In this Dermatology Times Expert Perspectives video series episode, Elizabeth Buzney, MD, a dermatologist at Brigham and Women's Hospital and part of Mass General Brigham Dermatology in Boston, Massachusetts, outlines the clinical hallmarks that separate erythropoietic protoporphyria (EPP) from other photosensitivity disorders

When evaluating patients with photosensitivity, clinicians often anchor their diagnosis to visible skin findings. In EPP, that instinct can mislead. Unlike most primary photodermatoses, EPP produces strikingly few objective findings — during a flare or after one.

"EPP [has] very little in the way of skin findings during the flare, or afterwards," Buzney said.

This absence of rash is one of EPP's most diagnostically important features, and one that sets it apart from conditions that frequently appear on the differential.

How EPP Compares to Other Photodermatoses

Polymorphous light eruption (PMLE), one of the most commonly encountered photosensitivity disorders, presents with papules and plaques accompanied by intense pruritus. Solar urticaria produces wheals in response to light exposure — again, a visible, itch-driven reaction. Chronic actinic dermatitis manifests as persistent eczematous changes with lichenification. Lupus photosensitivity carries its own hallmarks: malar distribution, scale in subacute cutaneous lupus, and post-inflammatory changes.

As Buzney said, EPP fits none of these patterns.

Pain as the Defining Feature

What EPP patients do experience is pain.
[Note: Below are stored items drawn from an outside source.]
# lkeegan/blockCG

Hardware: AMD Instinct MI355X
Metric: SBCGrQ lattice-site iterations/sec (iterations/sec x global volume), fp64 (higher is better)
Workload: dtype f64; 1 GPU; SBCGrQ V=64x64x64x64 (64x64x64x64 per GPU), m=16, 4 shifts, mass=0.001, fixed-work (eps=0); m=16, transport=none, half_volume_solves=False, memory_ladder_rung=whole tmp

## Files before the change

blockcg_amd/csrc/kernels_stencil.hip:

```cpp
#include <cassert>

#include "hop_layout.hpp"
#include "hop_plan.hpp"
#include "mfma_common.hpp"

namespace bcg {

namespace {

typedef __attribute__((address_space(3))) char lds_char_t;
__device__ __forceinline__ unsigned lds_addr_of(const void* p) {
  return static_cast<unsigned>(reinterpret_cast<uintptr_t>((lds_char_t*)p));
}
#ifndef BCG_HOP4B_SPREAD
#define BCG_HOP4B_SPREAD 6
#endif
#ifndef BCG_HOP4B_BCAST
#define BCG_HOP4B_BCAST 1
#endif
__device__ __forceinline__ void glds16_link(const void* gsrc, unsigned lds_dst) {
  unsigned keep;
  asm volatile("s_mov_b32 %0, m0\n\ts_mov_b32 m0, %2\n\ts_nop 0\n\tglobal_load_lds_dwordx4 %1, off\n\ts_mov_b32 m0, %0"
               : "=&s"(keep)
               : "v"(gsrc), "s"(lds_dst));
}
__device__ __forceinline__ void glds16(const void* gsrc, unsigned lds_dst) {
  unsigned keep;
  asm volatile("s_mov_b32 %0, m0\n\ts_mov_b32 m0, %2\n\ts_nop 0\n\tglobal_load_lds_dwordx4 %1, off\n\ts_mov_b32 m0, %0"
               : "=&s"(keep)
               : "v"(gsrc), "s"(lds_dst));
}
#ifndef BCG_HOP4B_GLDS_SBASE
#define BCG_HOP4B_GLDS_SBASE 0
#endif
#if BCG_HOP4B_GLDS_SBASE
__device__ __forceinline__ void glds16_s(const char* sbase, unsigned voff, unsigned lds_dst) {
  unsigned keep;
  const unsigned long long a = reinterpret_cast<unsigned long long>(sbase);
  const unsigned lo = __builtin_amdgcn_readfirstlane(static_cast<unsigned>(a));
  const unsigned hi = __builtin_amdgcn_readfirstlane(static_cast<unsigned>(a >> 32));
  const unsigned long long sb = (static_cast<unsigned long long>(hi) << 32) | lo;
  asm volatile("s_nop 4\n\ts_mov_b32 %0, m0\n\ts_mov_b32 m0, %3\n\ts_nop 0\n\tglobal_load_lds_dwordx4 %1, %2\n\ts_mov_b32 m0, %0"
               : "=&s"(keep)
               : "v"(voff), "s"(sb), "s"(lds_dst));
}
#else
__device__ __forceinline__ void glds16_s(const char* sbase, unsigned voff, unsigned lds_dst) { glds16_link(sbase + voff, lds_dst); }
#endif
template <int IMM>
__device__ __forceinline__ dv2 ld_sv_async(const char* sbase, unsigned voff) {
  dv2 r;
  asm volatile("global_load_dwordx4 %0, %1, %2 offset:%3" : "=v"(r) : "v"(voff), "s"(sbase), "n"(IMM));
  return r;
}
template <int LANE, bool NEG>
__device__ __forceinline__ void fmac_bcast(double& acc, double u, double p) {
  if (NEG) asm("v_fmac_f64_dpp %0, -%1, %2 row_newbcast:%3 row_mask:0xf bank_mask:0xf" : "+v"(acc) : "v"(u), "v"(p), "n"(LANE));
  else asm("v_fmac_f64_dpp %0, %1, %2 row_newbcast:%3 row_mask:0xf bank_mask:0xf" : "+v"(acc) : "v"(u), "v"(p), "n"(LANE));
}

__device__ __forceinline__ void wait_vmcnt(int n) {
  switch (n) {
#define BCG_W(k) case k: asm volatile("s_waitcnt vmcnt(" #k ")" ::: "memory"); break;
    BCG_W(1) BCG_W(2) BCG_W(3) BCG_W(4) BCG_W(5) BCG_W(6) BCG_W(7) BCG_W(8) BCG_W(9) BCG_W(10) BCG_W(11) BCG_W(12)
    BCG_W(13) BCG_W(14) BCG_W(15) BCG_W(16) BCG_W(17) BCG_W(18) BCG_W(19) BCG_W(20)
#undef BCG_W
    default: asm volatile("s_waitcnt vmcnt(0)" ::: "memory"); break;
  }
}
__device__ __forceinline__ dv2 ld_link(const dv2* p) { return *p; }
__device__ __forceinline__ void st_nt(double2* p, double2 v) {
  dv2 w;
  w.x = v.x;
  w.y = v.y;
  __builtin_nontemporal_store(w, reinterpret_cast<dv2*>(p));
}

struct TileGeom {
  int x0b, x1, x2, x3;
  int site0;
  int edge;
};

struct HopWalk {
  int p0, p1, p2;
  int xcd_split;
  unsigned* sync;
  int sync_window, sync_stride, sync_limit;
  const int* tile_list;
  int list_n;
  GramFold fold;
  int super;
};

__device__ __forceinline__ unsigned read_counter(unsigned* ctr, unsigned zero) {
  return __hip_atomic_fetch_add(ctr, zero, __ATOMIC_RELAXED, __HIP_MEMORY_SCOPE_AGENT);
}

struct Digits {
  int d0, d1, d2, d3, d4, d5, d6;
};
// ... 607 lines not shown
        double2 t[3] = {make_double2(0, 0), make_double2(0, 0), make_double2(0, 0)};
#pragma unroll
        for (int k = 0; k < 3; ++k) {
#pragma unroll
          for (int r = 0; r < 3; ++r) {
            const double2 u = uf[k * 3 + r];
            t[r].x = fma(u.x, f[mu][k].x, t[r].x); t[r].x = fma(-u.y, f[mu][k].y, t[r].x);
            t[r].y = fma(u.x, f[mu][k].y, t[r].y); t[r].y = fma(u.y, f[mu][k].x, t[r].y);
            const double2 v = ub[r * 3 + k];
            t[r].x = fma(-v.x, bk[mu][k].x, t[r].x); t[r].x = fma(-v.y, bk[mu][k].y, t[r].x);
            t[r].y = fma(-v.x, bk[mu][k].y, t[r].y); t[r].y = fma(v.y, bk[mu][k].x, t[r].y);
          }
        }
#pragma unroll
        for (int r = 0; r < 3; ++r) {
          acc[r].x = fma(eta, t[r].x, acc[r].x);
          acc[r].y = fma(eta, t[r].y, acc[r].y);
        }
        BCG_STAMP(3 + mu)
      }
      double2 tv[3];
#pragma unroll
      for (int r = 0; r < 3; ++r) {
        if (MODE == HOP_PLAIN) tv[r] = make_double2(0.5 * acc[r].x, 0.5 * acc[r].y);
        else tv[r] = make_double2(fma(c0, pv[r].x, -0.5 * acc[r].x), fma(c0, pv[r].y, -0.5 * acc[r].y));
        st_nt(reinterpret_cast<double2*>(orow + voff + r * M * 16), tv[r]);
      }
      if (GRAM) {
#pragma unroll
        for (int r = 0; r < 3; ++r) gram_step<16>(G, &pv[r], &tv[r]);
      }
      if (hw.sync != nullptr && tid == 0 && step_n < hw.sync_stride)
        __hip_atomic_fetch_add(hw.sync + cls * hw.sync_stride + step_n, 1u, __ATOMIC_RELAXED, __HIP_MEMORY_SCOPE_AGENT);
      if (RING) slot = slot + 1 == win.ring ? 0 : slot + 1;
      BCG_STAMP(7)
    }
  }
#undef BCG_FETCH_LINKS
#ifdef BCG_HOP4C_STAMPS
  if (!GRAM && (tid & 63) == 0) {
    double* o = reinterpret_cast<double*>(partials) + (static_cast<int64_t>(blockIdx.x) * 4 + wave) * 8;
    for (int i = 0; i < 8; ++i) o[i] = static_cast<double>(seg[i]);
  }
#endif
#undef BCG_STAMP
  if (GRAM) {
    if (M == 8) gram_block_store_fold8<NW>(G, smem, partials, tid, hw.fold.out != nullptr);
    else gram_block_store<16, NW>(G, smem, partials, tid, hw.fold.out != nullptr);
    gram_fold<M * M>(hw.fold, partials, tid, NW * 64);
  }
}

template <int M, int MODE, bool GRAM, int CLS, bool RING>
__global__ void __launch_bounds__(256) k_hop4c(LatticeDev lat, const double2* __restrict__ U,
                                               const double2* __restrict__ Ughost, const double2* __restrict__ in,
                                               const double2* __restrict__ ghost, double2* __restrict__ out,
                                               const double2* __restrict__ p, double c0,
                                               double2* __restrict__ partials, HopWalk hw, HopWindow win) {
  hop4c_body<M, MODE, GRAM, CLS, RING>(lat, U, Ughost, in, ghost, out, p, c0, partials, hw, win);
}
template <int M, int MODE, bool GRAM>
__global__ void __launch_bounds__(256) __attribute__((amdgpu_waves_per_eu(2, 2)))
k_hop4c_interior(LatticeDev lat, const double2* __restrict__ U, const double2* __restrict__ Ughost,
                 const double2* __restrict__ in, const double2* __restrict__ ghost, double2* __restrict__ out,
                 const double2* __restrict__ p, double c0, double2* __restrict__ partials, HopWalk hw, HopWindow win) {
  hop4c_body<M, MODE, GRAM, 1, false>(lat, U, Ughost, in, ghost, out, p, c0, partials, hw, win);
}
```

Not the itch-predominant discomfort of most photodermatoses, but a severe, deep, neuropathic-like burning that is disproportionate to any visible findings.

"The patients may say that they cannot continue exposure for another second — they have to get out of the sun immediately," Buzney noted.

Critically, this pain can persist for hours to days following even brief light exposure, distinguishing EPP from a typical sunburn. EPP is also driven predominantly by visible light rather than ultraviolet wavelengths, a distinction that further separates it from PMLE and solar urticaria, which are more commonly triggered by UV exposure.

Recognizing this clinical profile of absent rash, severe pain, prolonged duration, and visible-light sensitivity is essential for timely and accurate EPP diagnosis.